On croit rêver devant le premier spécimen rencontré (qui sera plus tard intronisé, maintes fois canonisé et finalement baptisé ISABELLUS SALOPUS, en l'honneur de la chanson de Jean Leloup: la libellule facile, quoi). À pas de loup, on tente une approche furtive, incognito, Pokahantasienne, le calme avant la tempête, le chasseurchansantchacherchanschonsiendesache, tout doucement, avec le filet, mais pas trop vite, allez, c'est ça, en catimini, c'est bon, avec l'agilité du guépard agile, silencieusement, tout doux, bouge pas, chut, on y est presque, encore un peu, pas trop vite, c'est bon on y va, on y va?, on y va, on y va, là, on y va? on y va... ON Y VA, ÇA Y EST, vlan, shoui, VITE, NON, par terre, OUI, DANS LE FILET, oui? , Non?, OUI! RÉUSSI! ENFIN, NON... OUI, OUI! BRAVO!
Nous jubilons, et nous empressons de prendre 287289372 photos, juste au cas où nous ne reverrions plus de libellule de la journée, ce que l'on redoute avant tant d'ardeur.
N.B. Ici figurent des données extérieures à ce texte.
struct TeamView {
  uint32_t vb = 0;
  uint32_t team_wgs = 0;
  uint32_t folder_rows = 0;
  uint32_t* abort_word = nullptr;
};
template <int BLOCK, bool MULTI, bool STAMPS, bool MANY, bool FUSED = false, bool TEAM = false, bool ROBUST = false,
          bool PRIOR = false>
__device__ __forceinline__ void persistent_body(const PersistArgs& a, const FusedUpload& up, const TeamView& tv = TeamView()) {
  static_assert(!ROBUST || (!MULTI && !STAMPS && !FUSED && !TEAM), "the robust round runs the single-device bodies only");
  static_assert(!PRIOR || (!MULTI && !STAMPS && !FUSED && !TEAM), "the pose prior runs the single-device bodies only");
  static_assert(!FUSED || (!MULTI && !STAMPS && !MANY), "the fused upload serves the single-device one-point-per-thread body");
  static_assert(!TEAM || (!MULTI && !STAMPS && !MANY && !FUSED), "teams run the single-device one-point-per-thread body");
  static_assert(BLOCK / kSlots == kFolders, "the exchange reproduces the fold order of iterate_kernel<512>");
  constexpr int kWaves = BLOCK / 64;
  constexpr int kWorkers = BLOCK - 64;
  __shared__ double red[kWaves][kSlots];
  __shared__ double totals[kSlots];
  __shared__ double work[kSolveWork];
  __shared__ double pose_sh[12];
  __shared__ int stop_sh;
  extern __shared__ __attribute__((aligned(16))) unsigned char dyn_lds[];
  int4* pf_key = reinterpret_cast<int4*>(dyn_lds);
  double2* pf_pay = reinterpret_cast<double2*>(dyn_lds + (size_t)kWorkers * sizeof(int4));
  const bool prefetch = !MANY && a.prefetch_margin > 0.0;

  const uint32_t tid = threadIdx.x, lane = tid & 63, wave = tid >> 6;
  const uint32_t n_pts = a.n_dev ? (*a.n_dev < a.n ? *a.n_dev : a.n) : a.n;
  const bool cov_sym = MANY && scan_cov_symmetric(a);
  const uint32_t grid = gridDim.x, blk = TEAM ? tv.vb : blockIdx.x;
  constexpr uint32_t W = MANY ? (uint32_t)BLOCK : (uint32_t)kWorkers;
  const bool worker = MANY || wave != 0;
  const uint32_t wt = MANY ? tid : tid - 64u;
  uint32_t stride_pts = grid * W, first = worker ? blk * W + wt : n_pts, end_pts = n_pts;
  if constexpr (MANY) {
    const uint32_t units = (n_pts + 63u) / 64u, share = units / grid, extra = units % grid;
    const uint32_t u0 = blk * share + (blk < extra ? blk : extra), u1 = u0 + share + (blk < extra ? 1u : 0u);
    stride_pts = W;
    first = u0 * 64u + wt;
    end_pts = u1 * 64u < n_pts ? u1 * 64u : n_pts;
  }
  const VoxelRecord* pay_base = a.dense ? a.dense : a.table;
  int4* memo = reinterpret_cast<int4*>(dyn_lds);
  double* stash = reinterpret_cast<double*>(dyn_lds + (size_t)a.memo_points * W * sizeof(int4));
  const uint32_t park_planes = cov_sym ? 9u : (uint32_t)kScanPlanes;
  const uint32_t fit = a.stash_bytes / (park_planes * W * (uint32_t)sizeof(double));
  const uint32_t parked = MANY ? (fit < a.stash_points ? fit : a.stash_points) : 0u;
  const bool folder = blk < (uint32_t)kFolders;
  const uint32_t my_row = TEAM ? (blk % kFolders) * tv.folder_rows + blk / kFolders : (blk % kFolders) * kFolders + blk / kFolders;
  const uint32_t buf_rows = TEAM ? (uint32_t)kFolders * tv.folder_rows : (uint32_t)kExchangeRows;
  const uint32_t live_rows = TEAM ? (tv.team_wgs - blk + (uint32_t)kFolders - 1u) / (uint32_t)kFolders : (uint32_t)kFolders;
  const uint32_t live_parts = TEAM ? (tv.team_wgs < (uint32_t)kFolders ? tv.team_wgs : (uint32_t)kFolders) : (uint32_t)kFolders;

  Pose total;
#pragma unroll
  for (int k = 0; k < 9; ++k) total.R[k] = a.pose0[k];
#pragma unroll
  for (int k = 0; k < 3; ++k) total.t[k] = a.pose0[9 + k];
  const double cos_thr = a.cosine_threshold, tsq_thr = a.translation_sq_threshold;
  const int max_it = a.max_iteration;
  const double inv_voxel = 1.0 / a.voxel_size;
  const double same_margin = 0x1p-20 * a.voxel_size;
  RobustSetting robust;
  if constexpr (ROBUST) robust = robust_setting(a.robust.kernel, a.robust.scale2, a.robust.gate);

  double q0[kScanPlanes];
#pragma unroll
  for (int k = 0; k < kScanPlanes; ++k) q0[k] = 0.0;
  const bool have = first < end_pts;
  if constexpr (FUSED) {
    if (!fused_round0_load(up, a.stride, n_pts, reinterpret_cast<double*>(dyn_lds), q0)) {
      if (tid == 0) a.state->abort_seq = a.seq;
      return;
    }
  } else if (have) {
    load_point(a.scan, a.stride, first, q0);
  }

  bool spec = false, hit = false;
  int32_t okx = 0, oky = 0, okz = 0;
  double mu[3] = {0.0, 0.0, 0.0}, Sv[9];
#pragma unroll
  for (int k = 0; k < 9; ++k) Sv[k] = 0.0;

  uint64_t t_mark = STAMPS ? wall_clock64() : 0;
  uint64_t acc_body = 0, acc_l1 = 0, acc_l2 = 0, acc_solve = 0;
  uint64_t fine[4] = {0, 0, 0, 0};
  bool conv_keep = false;
  int it = 0;
  bool gave_up = false;
  for (;;) {
    const double* R = total.R;
    const double* t = total.t;
    if (worker) {
      double v[kSlots];
#pragma unroll
      for (int k = 0; k < kSlots; ++k) v[k] = 0.0;
      if constexpr (!MANY) {
        if (have) {
          double p[3], C[9], S[9];
#pragma unroll
          for (int k = 0; k < 9; ++k) C[k] = q0[3 + k];
          transform_point(R, t, q0[0], q0[1], q0[2], p);
          const int32_t kx = voxel_coord_fast(p[0], a.voxel_size, inv_voxel);
          const int32_t ky = voxel_coord_fast(p[1], a.voxel_size, inv_voxel);
          const int32_t kz = voxel_coord_fast(p[2], a.voxel_size, inv_voxel);
          if (!spec || kx != okx || ky != oky || kz != okz) {
            bool served = false;
            if (spec && prefetch) {
              const int4 m = pf_key[tid - 64];
              if (m.x == kx && m.y == ky && m.z == kz && (uint32_t)m.w != kMemoNone) {
                served = true;
                hit = (uint32_t)m.w != kMemoMiss;
                if (hit) unpack_payload<kWorkers>(pf_pay + (tid - 64), mu, Sv);
              }
            }
            if (!served) hit = find_and_load(a.table, a.mask, kx, ky, kz, mu, Sv);
            okx = kx; oky = ky; okz = kz;
            spec = true;
          }
          if (hit) {
#pragma unroll
            for (int k = 0; k < 9; ++k) S[k] = Sv[k];
            accumulate_match<true, ROBUST>(R, p, C, mu, S, v, robust);
          }
        }
      } else {
        auto one_point = [&](const double (&q)[kScanPlanes], uint32_t e, auto first_of_round) {
          double p[3], C[9], m2[3], S[9];
          transform_point(R, t, q[0], q[1], q[2], p);
          bool got;
          if (e < a.memo_points) {
            int4* mslot = memo + (size_t)e * W + wt;
            const int4 m = *mslot;
            const bool stayed = ((int)(it != 0) & (int)same_voxel_coord(p[0], m.x, a.voxel_size, same_margin) &
                                 (int)same_voxel_coord(p[1], m.y, a.voxel_size, same_margin) &
                                 (int)same_voxel_coord(p[2], m.z, a.voxel_size, same_margin)) != 0;
            if (stayed) {
              got = (uint32_t)m.w != kMemoMiss;
              if (got) load_payload(pay_base + (uint32_t)m.w, m2, S);
            } else {
              const int32_t kx = voxel_coord_fast(p[0], a.voxel_size, inv_voxel);
              const int32_t ky = voxel_coord_fast(p[1], a.voxel_size, inv_voxel);
              const int32_t kz = voxel_coord_fast(p[2], a.voxel_size, inv_voxel);
              if (it != 0 && m.x == kx && m.y == ky && m.z == kz) {
                got = (uint32_t)m.w != kMemoMiss;
                if (got) load_payload(pay_base + (uint32_t)m.w, m2, S);
              } else {
                const VoxelRecord* rec = find_voxel(a.table, a.mask, kx, ky, kz);
                got = rec != nullptr;
                uint32_t where = kMemoMiss;
                if (got) where = a.dense ? reinterpret_cast<const uint32_t*>(&rec->reserved)[1] : (uint32_t)(rec - a.table);
                *mslot = make_int4(kx, ky, kz, (int32_t)where);
                if (got) load_payload(rec, m2, S);
              }
            }
          } else {
            const int32_t kx = voxel_coord_fast(p[0], a.voxel_size, inv_voxel);
            const int32_t ky = voxel_coord_fast(p[1], a.voxel_size, inv_voxel);
            const int32_t kz = voxel_coord_fast(p[2], a.voxel_size, inv_voxel);
            got = find_and_load(a.table, a.mask, kx, ky, kz, m2, S);
          }
          if (got) {
#pragma unroll
            for (int k = 0; k < 9; ++k) C[k] = q[3 + k];
            accumulate_match<decltype(first_of_round)::value, ROBUST>(R, p, C, m2, S, v, robust);
          }
        };
        if (have) one_point(q0, 0u, Flag<true>{});
        uint32_t e = 1;
        for (uint32_t i = first + stride_pts; i < end_pts; i += stride_pts, ++e) {
          double q[kScanPlanes];
          if (e <= parked) {
            double* slot = stash + (size_t)(e - 1) * park_planes * W + wt;
            if (it == 0) {
              load_point_sym(a.scan, a.stride, i, q, cov_sym);
              if (cov_sym) {
                constexpr int kUsed[9] = {0, 1, 2, 3, 4, 5, 7, 8, 11};
#pragma unroll
                for (int j = 0; j < 9; ++j) slot[j * W] = q[kUsed[j]];
              } else {
#pragma unroll
                for (int k = 0; k < kScanPlanes; ++k) slot[k * W] = q[k];
              }
            } else if (cov_sym) {
              constexpr int kUsed[9] = {0, 1, 2, 3, 4, 5, 7, 8, 11};
#pragma unroll
              for (int j = 0; j < 9; ++j) q[kUsed[j]] = slot[j * W];
              q[6] = q[4]; q[9] = q[5]; q[10] = q[8];
            } else {
#pragma unroll
              for (int k = 0; k < kScanPlanes; ++k) q[k] = slot[k * W];
            }
          } else {
            load_point_sym(a.scan, a.stride, i, q, cov_sym);
          }
          one_point(q, e, Flag<false>{});
        }
      }
      wave_fold_to_lds(v, lane, red[wave]);
    }
    __syncthreads();
    if (STAMPS) { const uint64_t n = wall_clock64(); acc_body += n - t_mark; t_mark = n; }

    if (!MANY && worker && prefetch && have) {
      double p[3], rx, ry, rz;
      transform_point(R, t, q0[0], q0[1], q0[2], p);
      (void)voxel_coord_fast(p[0], a.voxel_size, inv_voxel, &rx);
      (void)voxel_coord_fast(p[1], a.voxel_size, inv_voxel, &ry);
      (void)voxel_coord_fast(p[2], a.voxel_size, inv_voxel, &rz);
      const double half = 0.5 * a.voxel_size;
      const double dx = fmin(rx, a.voxel_size - rx), dy = fmin(ry, a.voxel_size - ry), dz = fmin(rz, a.voxel_size - rz);
      int32_t nx = okx, ny = oky, nz = okz;
      double d;
      if (dx <= dy && dx <= dz) { d = dx; nx += rx < half ? -1 : 1; }
      else if (dy <= dz) { d = dy; ny += ry < half ? -1 : 1; }
      else { d = dz; nz += rz < half ? -1 : 1; }
      int4 m = make_int4(nx, ny, nz, (int32_t)kMemoNone);
      if (d < a.prefetch_margin * a.voxel_size) {
        const VoxelRecord* rec = find_voxel(a.table, a.mask, nx, ny, nz);
        m.w = rec ? (int32_t)(uint32_t)(rec - a.table) : (int32_t)kMemoMiss;
        if (rec) {
          const double2* pay = reinterpret_cast<const double2*>(rec->mean);
          double2* dst = pf_pay + (tid - 64);
#pragma unroll
          for (int j = 0; j < 6; ++j) dst[j * kWorkers] = pay[j];
        }
      }
      pf_key[tid - 64] = m;
    }
    if (STAMPS && !MANY && wave != 0) { asm volatile("s_waitcnt vmcnt(0) lgkmcnt(0)" ::: "memory"); const uint64_t n = wall_clock64(); acc_l1 += n - t_mark; t_mark = n; }

    if (wave == 0) {
      uint32_t lane_here = tid & 63;
      asm volatile("" : "+v"(lane_here));
      const uint32_t lane = lane_here;
      const uint32_t buf = (a.round0 + (uint32_t)it) % 3u;
      double* rows = a.rows + (size_t)buf * buf_rows * kSlots;
      double* parts = a.parts + (size_t)buf * kFolders * kSlots;
      asm volatile("s_waitcnt vmcnt(0)" ::: "memory");
      if (lane <= (uint32_t)kCountSlot) {
        double w_sum[kWaves];
#pragma unroll
        for (int w = 0; w < kWaves; ++w) w_sum[w] = red[w][lane];
        const double row_sum = MANY ? tree_sum<kWaves>(w_sum) : tree_sum<kWaves - 1>(w_sum + 1);
        store_through_bits(rows + (size_t)my_row * kSlots + lane, publishable(row_sum));
      }
      bool ok = true;
      const uint32_t spin_limit = (FUSED && it == 0 && up.spin_limit > a.spin_limit) ? up.spin_limit : a.spin_limit;
      if (folder) {
        double part = 0.0;
        if constexpr (TEAM) ok = poll_and_sum<false, true>(rows + (size_t)blk * tv.folder_rows * kSlots, lane, spin_limit, part, live_rows);
        else ok = poll_and_sum<false>(rows + (size_t)blk * kFolders * kSlots, lane, spin_limit, part);
        if (ok && lane <= (uint32_t)kCountSlot) store_through_bits(parts + (size_t)blk * kSlots + lane, publishable(part));
      }
      if (STAMPS) { const uint64_t n = wall_clock64(); acc_l1 += n - t_mark; t_mark = n; }
      double tot = 0.0;
      if (!MULTI) {
        if (!MANY && !folder) __builtin_amdgcn_s_sleep(kL2Delay);
        if constexpr (TEAM) { if (ok) ok = poll_and_sum<false, true>(parts, lane, spin_limit, tot, live_parts); }
        else if (ok) ok = poll_and_sum<false>(parts, lane, spin_limit, tot);
      } else {
        const uint32_t mbuf = (a.mail_round0 + (uint32_t)it) % 3u;
        if (blk == 0) {
          double mine = 0.0;
          if (ok) ok = poll_and_sum<false>(parts, lane, a.spin_limit, mine);
          if (ok && lane <= (uint32_t)kCountSlot) {
            const unsigned long long bits = publishable(mine);
            for (uint32_t r = 0; r < a.world; ++r)
              store_system_bits(a.mail[r] + ((size_t)mbuf * kMaxRanks + a.rank) * kSlots + lane, bits);
          }
        }
        if (ok) ok = poll_and_sum<true>(a.mail[a.rank] + (size_t)mbuf * kMaxRanks * kSlots, lane, a.spin_limit, tot);
      }
      if (STAMPS) { const uint64_t n = wall_clock64(); acc_l2 += n - t_mark; t_mark = n; }
      if (!ok) {
        if (lane == 0) stop_sh = 2;
      } else {
        if (lane < kSlots) totals[lane] = lane <= (uint32_t)kCountSlot ? tot : 0.0;
        __builtin_amdgcn_fence(__ATOMIC_RELEASE, "wavefront");
        __builtin_amdgcn_wave_barrier();
        __builtin_amdgcn_fence(__ATOMIC_ACQUIRE, "wavefront");
        const double* solve = totals;
        if constexpr (PRIOR) solve = prior_solve_totals(a, total, totals, lane);
        double A[21], g[6], xi[6];
#pragma unroll
        for (int k = 0; k < 21; ++k) A[k] = solve[k];
#pragma unroll
        for (int k = 0; k < 6; ++k) g[k] = -solve[21 + k];
        uint64_t f0 = 0, f1 = 0, f2 = 0;
        if (STAMPS) { f0 = pinned_clock(A); fine[0] += f0 - t_mark; }
        if (!ldlt6_solve_spd(A, g, xi)) ldlt6_solve_pivoted(solve, work, lane, xi);
        if (STAMPS) { f1 = pinned_clock(xi); fine[1] += f1 - f0; }
        Pose next, step;
        se3_exp_device(xi, step);
        pose_compose(step, total, next);
        conv_keep = converged(step, cos_thr, tsq_thr);
        if (STAMPS) { f2 = pinned_clock(next.R); fine[2] += f2 - f1; }
        if (lane == 0) {
#pragma unroll
          for (int k = 0; k < 9; ++k) pose_sh[k] = next.R[k];
#pragma unroll
          for (int k = 0; k < 3; ++k) pose_sh[9 + k] = next.t[k];
          stop_sh = (conv_keep || (it + 1 >= max_it)) ? 1 : 0;
        }
        if (STAMPS) fine[3] += wall_clock64() - f2;
      }
    }
    __syncthreads();
    const int stop = stop_sh;
    if (stop == 2) { gave_up = true; break; }
    if (wave == 0) {
      uint32_t lane_here = tid & 63;
      asm volatile("" : "+v"(lane_here));
      const uint32_t rearm = (a.round0 + (uint32_t)it + 2u) % 3u;
      if (lane_here <= (uint32_t)kCountSlot) {
        store_through_bits(a.rows + ((size_t)rearm * buf_rows + my_row) * kSlots + lane_here, kRowUnset);
        if (folder) store_through_bits(a.parts + ((size_t)rearm * kFolders + blk) * kSlots + lane_here, kRowUnset);
      }
      if (MULTI && blk == 0 && lane_here <= (uint32_t)kCountSlot) {
        const uint32_t old = (a.mail_round0 + (uint32_t)it + 2u) % 3u;
        for (uint32_t r = 0; r < a.world; ++r)
          store_system_bits(a.mail[a.rank] + ((size_t)old * kMaxRanks + r) * kSlots + lane_here, kRowUnset);
      }
      if (blk == 0 && lane_here < kSlots) a.log[(size_t)it * kSlots + lane_here] = totals[lane_here];
    }
    load_pose(pose_sh, total);
    ++it;
    if (STAMPS) { const uint64_t n = wall_clock64(); acc_solve += n - t_mark; t_mark = n; }
    if (stop) break;
  }
  if (gave_up) {
    if (tid == 0) { if constexpr (TEAM) *tv.abort_word = a.seq; else a.state->abort_seq = a.seq; }
    if (MULTI && blk == 0 && tid < a.world)
      store_system_bits(a.mail[tid] + kMailRowWords + a.rank, (unsigned long long)a.mail_seq << 1);
    return;
  }

  if (wave == 0 && blk == 0) {
    uint32_t outcome = kOutcomeCommitted;
    if (MULTI) {
      const unsigned long long mine = ((unsigned long long)a.mail_seq << 1) | 1ull;
      if (lane < a.world) store_system_bits(a.mail[lane] + kMailRowWords + a.rank, mine);
      const double* src = a.mail[a.rank] + kMailRowWords + (lane < a.world ? lane : 0u);
      unsigned long long w = lane < a.world ? load_system_bits(src) : mine;
      bool late = false;
      for (uint32_t spins = 0; __any((w >> 1) < a.mail_seq); ++spins) {
        if (spins >= a.spin_limit) { late = true; break; }
        __builtin_amdgcn_s_sleep(1);
        if ((w >> 1) < a.mail_seq) w = load_system_bits(src);
      }
      if (late) outcome = kOutcomeNoAgreement;
      else if (__any(w != mine)) outcome = kOutcomeAgreedAbort;
    }
    if (lane == 0) {
      AlignState* out = a.state;
      out->outcome = outcome;
      if (outcome == kOutcomeCommitted) {
#pragma unroll
        for (int k = 0; k < 9; ++k) out->pose[k] = total.R[k];
#pragma unroll
        for (int k = 0; k < 3; ++k) out->pose[9 + k] = total.t[k];
        out->cosine_threshold = cos_thr;
        out->translation_sq_threshold = tsq_thr;
        out->max_iteration = max_it;
        out->iteration = it;
        out->converged = conv_keep ? 1 : 0;
        out->done = 1;
        out->pad = 0;
        if constexpr (FUSED)
          out->unit_to_end_ticks = wall_clock64() - __hip_atomic_load(up.unit_clock, __ATOMIC_RELAXED, __HIP_MEMORY_SCOPE_AGENT);
        out->seq = a.seq;
      }
    }
  }
  if (STAMPS && tid == 0) atomicAdd((unsigned long long*)&a.stamps[32 + blk], (unsigned long long)acc_body);
  if (STAMPS && blk == 0 && (tid == 0 || tid == 64)) {
    const int o = tid == 0 ? 8 : 16;
    atomicAdd((unsigned long long*)&a.stamps[o + 0], (unsigned long long)acc_body);
    atomicAdd((unsigned long long*)&a.stamps[o + 1], (unsigned long long)acc_l1);
    atomicAdd((unsigned long long*)&a.stamps[o + 2], (unsigned long long)acc_l2);
    atomicAdd((unsigned long long*)&a.stamps[o + 3], (unsigned long long)acc_solve);
    atomicAdd((unsigned long long*)&a.stamps[o + 5], (unsigned long long)it);
    if (tid == 0)
      for (int k = 0; k < 4; ++k) atomicAdd((unsigned long long*)&a.stamps[24 + k], (unsigned long long)fine[k]);
  }
}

On se félicite: c'est que nous sommes douées, non mais. Du sérieux, du professionnalisme, quoi. Comme ça, hop, du premier coup, sans effort. Ce n'est pas une question de moyens, non môôôôssieur, il faut du courage, de la tactique, de la détermination et du talent, oui môôôôssieur.
Après avoir crié au miracle devant la première Libellule ("le hasard fait si bien les choses!") et talfie-walké notre douce moitié ASPienne ("OKAY, GANG: ON EN A TROUVÉ UNE"), on s'extasie devant la seconde ("quelle veine on a!"), puis devant la troisième ("aucun doute possible: DIEU EST BON") et puis, et puis...
ET PUIS ZUT.

PURÉE. On a été doublés: finalement, La Suerte pullule, dégouline, fourmille, DÉBORDE de libellules.
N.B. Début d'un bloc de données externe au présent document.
# jameschapman19/cca_zoo

Measured on AMD Instinct MI355X. Metric: CCA fit()/sec at n=1e6 d=4096 k=64, higher is better.
Workload: dtype f32

## Files before the change

cca_zoo_amd/csrc/gram.hip:

```cpp
#include <algorithm>
#include <cstdio>
#include <cstdlib>
#include <cstring>
#include <thread>
#include <vector>

#include "hip_common.h"
#include "gram_map.h"

namespace ccz {

typedef float v16f32 __attribute__((ext_vector_type(16)));
typedef float v4f32 __attribute__((ext_vector_type(4)));
typedef double v4f64 __attribute__((ext_vector_type(4)));
typedef double v2f64 __attribute__((ext_vector_type(2)));

constexpr int BK = 16;

typedef const float __attribute__((address_space(1)))* gptr_f32;
typedef const double __attribute__((address_space(1)))* gptr_f64;

typedef unsigned int v4u32 __attribute__((ext_vector_type(4)));

constexpr int T32 = 256;
// ... 687 lines not shown
                                                      double* __restrict__ zero_me, int64_t nzero) {
  __shared__ int last;
  if (zero_me && blockIdx.y == 0)
    for (int64_t e = int64_t(blockIdx.x) * 256 + threadIdx.x; e < nzero; e += int64_t(gridDim.x) * 256) zero_me[e] = 0.0;
  const int64_t j = int64_t(blockIdx.x) * 256 + threadIdx.x;
  const int64_t r0 = int64_t(blockIdx.y) * rows_per_block;
  const int64_t r1 = min(n, r0 + rows_per_block);
  if (j < D) {
    int a = 0;
    while (a + 1 < cv.m && j >= cv.off[a + 1]) ++a;
    const float* X = cv.data[a] + (j - cv.off[a]);
    const int64_t ld = cv.ld[a];
    double a0 = 0.0, a1 = 0.0, a2 = 0.0, a3 = 0.0;
    int64_t r = r0;
    for (; r + 3 < r1; r += 4) {
      a0 += double(X[(r + 0) * ld]); a1 += double(X[(r + 1) * ld]);
      a2 += double(X[(r + 2) * ld]); a3 += double(X[(r + 3) * ld]);
    }
    for (; r < r1; ++r) a0 += double(X[r * ld]);
    st_shared(part + int64_t(blockIdx.y) * D + j, (a0 + a1) + (a2 + a3));
  }
  asm volatile("s_waitcnt vmcnt(0)" ::: "memory");
  __syncthreads();
  if (threadIdx.x == 0)
    last = __hip_atomic_fetch_add(counters + blockIdx.x, 1u, __ATOMIC_RELAXED, __HIP_MEMORY_SCOPE_AGENT) == gridDim.y - 1 ? 1 : 0;
  __syncthreads();
  if (!last) return;
  if (threadIdx.x == 0) __hip_atomic_store(counters + blockIdx.x, 0u, __ATOMIC_RELAXED, __HIP_MEMORY_SCOPE_AGENT);
  if (j >= D) return;
  double t0 = 0.0, t1 = 0.0, t2 = 0.0, t3 = 0.0;
  int rb = 0;
  const int nrb = int(gridDim.y);
  for (; rb + 3 < nrb; rb += 4) {
    t0 += ld_shared(part + int64_t(rb) * D + j); t1 += ld_shared(part + int64_t(rb + 1) * D + j);
    t2 += ld_shared(part + int64_t(rb + 2) * D + j); t3 += ld_shared(part + int64_t(rb + 3) * D + j);
  }
  for (; rb < nrb; ++rb) t0 += ld_shared(part + int64_t(rb) * D + j);
  const double sj = (t0 + t1) + (t2 + t3);
  sums[j] = sj;
  pilot[j] = float(sj / double(n));
}

__global__ void k_pilot_from_sums(const double* __restrict__ s, int64_t D, double inv_n, float* __restrict__ pilot) {
  const int64_t j = int64_t(blockIdx.x) * blockDim.x + threadIdx.x;
  if (j < D) pilot[j] = float(s[j] * inv_n);
}

__global__ void k_pilot_fixup(double* __restrict__ G, int64_t D, const double* __restrict__ s_launch, double n,
                              const float* __restrict__ pilot) {
  const int64_t i = blockIdx.y;
  const int64_t j = i + int64_t(blockIdx.x) * blockDim.x + threadIdx.x;
  if (j >= D) return;
  const double pi = double(pilot[i]), pj = double(pilot[j]);
  G[i * D + j] += pi * s_launch[j] + pj * s_launch[i] - n * pi * pj;
}

__global__ __launch_bounds__(256) void k_gram_reduce(const float* __restrict__ partial, const GramTile* __restrict__ tiles, int ntiles,
                                                     int64_t ksplit, double* __restrict__ G, int64_t ldg) {
  const int tile = blockIdx.y;
  const GramTile t = tiles[tile];
  const int e = blockIdx.x * 256 + threadIdx.x;
  const int i = e >> 8, j = e & 255;
  if (i >= t.wa || j >= t.wb) return;
  double acc = 0.0;
  const float* p = partial + int64_t(tile) * (T32 * T32) + e;
  for (int64_t c = 0; c < ksplit; ++c) acc += double(p[c * int64_t(ntiles) * (T32 * T32)]);
  G[(t.out_row + i) * ldg + t.out_col + j] += acc;
}
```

Dire qu'on évaluait la prise d'une ou deux espèces comme satisfaisante, et qu'avec de la chance, on s'attendait à voir au plus une ou deux dizaine par jour... Avec ces quelques centaines d'apparitions libellulesques lors de la première journée, il y a de quoi ravaler notre naïveté. Pire encore: on n'a retrouvé aucune libellule là où on avait posé l'hypothèse d'en rencontrer le plus, et 23891298371 là où nous nous sommes aventurés par hasard et sans conviction.
Humhum.

Libellules: UN
Dignité: ZÉRO.

Et je tiens à préciser que les trois libellules du début qui étaient posées sur une fougère n'ont absolument rien d'exceptionnel, parce qu'il s'agit de l'espèce la plus abondante, de loin la plus vedge et somme toute la plus facile à capturer. QUEL EXPLOIT.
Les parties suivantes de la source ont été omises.